● **REQUIRED WORK**
Look below for the line containing "a.SC[2 * (size_t)a.sc_stride" and the line containing "void k_ppo_epoch_gather(EpochGatherArgs a)"; repeat exactly those two lines and all lines between them, and nothing else.

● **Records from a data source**

template <bool SYM = false, bool ROLLOUT_ORDER = false>
__device__ __forceinline__ void sg_ppo_epoch_gather_body(const EpochGatherArgs& a) {
    __shared__ int IDX[64];
    const int tid = threadIdx.x;
    const int64_t row0 = (int64_t)blockIdx.x * 64;
    if (tid < 64) {
        const int64_t rr = row0 + tid;
        const int idx = rr < a.TN ? (ROLLOUT_ORDER ? (int)rr : (int)a.perm[rr]) : -1;
        IDX[tid] = idx;
        if (ROLLOUT_ORDER) {
            if (idx >= 0) a.SC[3 * (size_t)a.sc_stride + rr] = a.ret[idx];
        } else if (idx >= 0) {
            a.SC[0 * (size_t)a.sc_stride + rr] = a.old_logp[idx];
            a.SC[1 * (size_t)a.sc_stride + rr] = a.adv[idx];
            a.SC[2 * (size_t)a.sc_stride + rr] = a.vpred[idx];
            a.SC[3 * (size_t)a.sc_stride + rr] = a.ret[idx];
        }
    }
    __syncthreads();
    for (int base = tid; base < 64 * a.Op; base += 8 * blockDim.x) {
        float v[8];
#pragma unroll
        for (int u = 0; u < 8; ++u) {
            const int i = base + u * blockDim.x;
            const int r = i / a.Op, c = i - r * a.Op;
            v[u] = (i < 64 * a.Op && IDX[r] >= 0 && c < a.O) ? a.obs[(size_t)IDX[r] * a.O + c] : 0.f;
        }
#pragma unroll
        for (int u = 0; u < 8; ++u) {
            const int i = base + u * blockDim.x;
            if (i < 64 * a.Op && IDX[i / a.Op] >= 0) a.X[(size_t)(row0 + i / a.Op) * a.ldO + (i % a.Op)] = v[u];
        }
        if (SYM) {
#pragma unroll
            for (int u = 0; u < 8; ++u) {
                const int i = base + u * blockDim.x;
                const int r = i / a.Op, c = i - r * a.Op;
                v[u] = (i < 64 * a.Op && IDX[r] >= 0 && c < a.O) ? a.mobs[(size_t)IDX[r] * a.O + c] : 0.f;
            }
#pragma unroll
            for (int u = 0; u < 8; ++u) {
                const int i = base + u * blockDim.x;
                if (i < 64 * a.Op && IDX[i / a.Op] >= 0) a.Xm[(size_t)(row0 + i / a.Op) * a.ldO + (i % a.Op)] = v[u];
            }
        }
    }
    for (int i = tid; i < 64 * a.A; i += blockDim.x) {
        const int r = i / a.A, c = i - r * a.A;
        if (IDX[r] >= 0) a.ACT[(size_t)(row0 + r) * a.A + c] = a.actions[(size_t)IDX[r] * a.A + c];
    }
}

__global__ __launch_bounds__(256) void k_ppo_epoch_gather(EpochGatherArgs a) { sg_ppo_epoch_gather_body<false>(a); }
__global__ __launch_bounds__(256) void k_ppo_epoch_gather_sym(EpochGatherArgs a) { sg_ppo_epoch_gather_body<true>(a); }
__global__ __launch_bounds__(256) void k_a2c_gather(EpochGatherArgs a) { sg_ppo_epoch_gather_body<false, true>(a); }

__global__ __launch_bounds__(256) void k_mirror_rows(const float* obs, const float* m, float* out, int64_t rows, int O) {
    const int64_t idx = (int64_t)blockIdx.x * blockDim.x + threadIdx.x;
    if (idx >= rows * O) return;
    const int64_t r = idx / O;
    const int i = (int)(idx - r * O);
    const float* x = obs + r * O;
    const float* mi = m + (size_t)i * O;
    double s = 0.0;
    for (int j = 0; j < O; ++j) {
        const float w = mi[j];
        if (w != 0.f) s += (double)w * (double)x[j];
    }
    out[idx] = (float)s;
}

template <int MT, int KO, int KH, bool GW = false, bool SYM = false>
__device__ __forceinline__ void sg_ppo_fwd_body(const PpoArgs& a, const int t, const int bx) {
    extern __shared__ __attribute__((aligned(16))) float smem[];
    constexpr int R = 16 * MT;
    const SgPolicyDesc& d = a.d;
    const int tid = threadIdx.x;
    const bool mirror = SYM && t == 2;
    const SgTrunk tr = d.trunk[mirror ? 0 : t];
    const int Op = (KO > 0 && KH > 0) ? 16 * KO : d.Op, Hp = (KO > 0 && KH > 0) ? 16 * KH : tr.Hp;
    const int ldO = Op + 4, ldH = Hp + 4, ldP = a.ldP;
    const float* W = GW ? a.params + tr.off : smem;
    float* X = smem + a.wbuf_floats;
    float* H1 = X + R * ldO;
    float* H2 = H1 + R * ldH;
    const int row0 = bx * R;

    SG_PPO_STAMP(0);
// ... 488 lines not shown
    if (threadIdx.x == 0) part[blockIdx.x] = ws[0] + ws[1] + ws[2] + ws[3];
}

template <int NL>
__device__ __forceinline__ void sg_ppo_adam_body(float* params, float* m, float* v, const float* grad,
                                                 const float* part, int n_part, int total,
                                                 const SgOptState* st, int k1, float eps, float max_norm,
                                                 float inv_mb, double* loss_acc) {
    __shared__ float s_coef;
    const int t = st->t0 + k1;
    const float s_step_size = st->step_size2[t & 1], s_bc2_sqrt = st->bc2_sqrt2[t & 1];
    __shared__ float s_ws[4];
    {
        float s = 0.f;
        for (int j = threadIdx.x; j < n_part; j += 256) s += part[j];
        s = sg_wave_sum(s);
        if ((threadIdx.x & 63) == 0) s_ws[threadIdx.x >> 6] = s;
    }
    __syncthreads();
    if (threadIdx.x == 0) {
        const float norm = sqrtf((s_ws[0] + s_ws[1]) + (s_ws[2] + s_ws[3]));
        float coef = max_norm / (norm + 1e-6f);
        s_coef = coef > 1.f ? 1.f : coef;
    }
    __syncthreads();
    const int i = blockIdx.x * blockDim.x + threadIdx.x;
    if (i < total) {
        const float g = grad[i] * s_coef;
        float mi = m[i], vi = v[i];
        mi = mi + (g - mi) * (float)(1.0 - 0.9);
        vi = vi * (float)0.999 + (float)(1.0 - 0.999) * g * g;
        const float denom = sqrtf(vi) / s_bc2_sqrt + eps;
        params[i] = params[i] - s_step_size * (mi / denom);
        m[i] = mi;
        v[i] = vi;
    }
    if (blockIdx.x == 0 && threadIdx.x < NL)
        loss_acc[threadIdx.x] += (double)(grad[total + threadIdx.x] * inv_mb);
    if (blockIdx.x == 0 && threadIdx.x == 64) sg_opt_prepare(const_cast<SgOptState*>(st), t + 1);
}
__global__ __launch_bounds__(256) void k_ppo_adam(float* params, float* m, float* v, const float* grad,
                                                  const float* part, int n_part, int total,
                                                  const SgOptState* st, int k1, float eps, float max_norm,
                                                  float inv_mb, double* loss_acc) {
    sg_ppo_adam_body<3>(params, m, v, grad, part, n_part, total, st, k1, eps, max_norm, inv_mb, loss_acc);
}
__global__ __launch_bounds__(256) void k_ppo_adam_sym(float* params, float* m, float* v, const float* grad,
                                                      const float* part, int n_part, int total,
                                                      const SgOptState* st, int k1, float eps, float max_norm,
                                                      float inv_mb, double* loss_acc) {
    sg_ppo_adam_body<4>(params, m, v, grad, part, n_part, total, st, k1, eps, max_norm, inv_mb, loss_acc);
}

__global__ __launch_bounds__(256) void k_a2c_rmsprop(float* params, float* sq, const float* grad, const float* part, int n_part,
                                                     int total, const SgOptState* st, float alpha, float one_m_alpha, float eps,
                                                     float max_norm, float inv_b, double* loss_acc) {
    __shared__ float s_coef;
    __shared__ float s_ws[4];
    {
        float s = 0.f;
        for (int j = threadIdx.x; j < n_part; j += 256) s += part[j];
        s = sg_wave_sum(s);
        if ((threadIdx.x & 63) == 0) s_ws[threadIdx.x >> 6] = s;
    }
    __syncthreads();
    if (threadIdx.x == 0) {
        const float norm = sqrtf((s_ws[0] + s_ws[1]) + (s_ws[2] + s_ws[3]));
        const float coef = max_norm / (norm + 1e-6f);
        s_coef = coef > 1.f ? 1.f : coef;
    }
    __syncthreads();
    const int i = blockIdx.x * blockDim.x + threadIdx.x;
    if (i < total) {
        const float g = grad[i] * s_coef;
        const float s = sq[i] * alpha + one_m_alpha * g * g;
        params[i] = params[i] + (-st->lr) * (g / (sqrtf(s) + eps));
        sq[i] = s;
    }
    if (blockIdx.x == 0 && threadIdx.x < 3) loss_acc[threadIdx.x] += (double)(grad[total + threadIdx.x] * inv_b);
}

● **WRITTEN ANSWER**
            a.SC[2 * (size_t)a.sc_stride + rr] = a.vpred[idx];
            a.SC[3 * (size_t)a.sc_stride + rr] = a.ret[idx];
        }
    }
    __syncthreads();
    for (int base = tid; base < 64 * a.Op; base += 8 * blockDim.x) {
        float v[8];
#pragma unroll
        for (int u = 0; u < 8; ++u) {
            const int i = base + u * blockDim.x;
            const int r = i / a.Op, c = i - r * a.Op;
            v[u] = (i < 64 * a.Op && IDX[r] >= 0 && c < a.O) ? a.obs[(size_t)IDX[r] * a.O + c] : 0.f;
        }
#pragma unroll
        for (int u = 0; u < 8; ++u) {
            const int i = base + u * blockDim.x;
            if (i < 64 * a.Op && IDX[i / a.Op] >= 0) a.X[(size_t)(row0 + i / a.Op) * a.ldO + (i % a.Op)] = v[u];
        }
        if (SYM) {
#pragma unroll
            for (int u = 0; u < 8; ++u) {
                const int i = base + u * blockDim.x;
                const int r = i / a.Op, c = i - r * a.Op;
                v[u] = (i < 64 * a.Op && IDX[r] >= 0 && c < a.O) ? a.mobs[(size_t)IDX[r] * a.O + c] : 0.f;
            }
#pragma unroll
            for (int u = 0; u < 8; ++u) {
                const int i = base + u * blockDim.x;
                if (i < 64 * a.Op && IDX[i / a.Op] >= 0) a.Xm[(size_t)(row0 + i / a.Op) * a.ldO + (i % a.Op)] = v[u];
            }
        }
    }
    for (int i = tid; i < 64 * a.A; i += blockDim.x) {
        const int r = i / a.A, c = i - r * a.A;
        if (IDX[r] >= 0) a.ACT[(size_t)(row0 + r) * a.A + c] = a.actions[(size_t)IDX[r] * a.A + c];
    }
}

__global__ __launch_bounds__(256) void k_ppo_epoch_gather(EpochGatherArgs a) { sg_ppo_epoch_gather_body<false>(a); }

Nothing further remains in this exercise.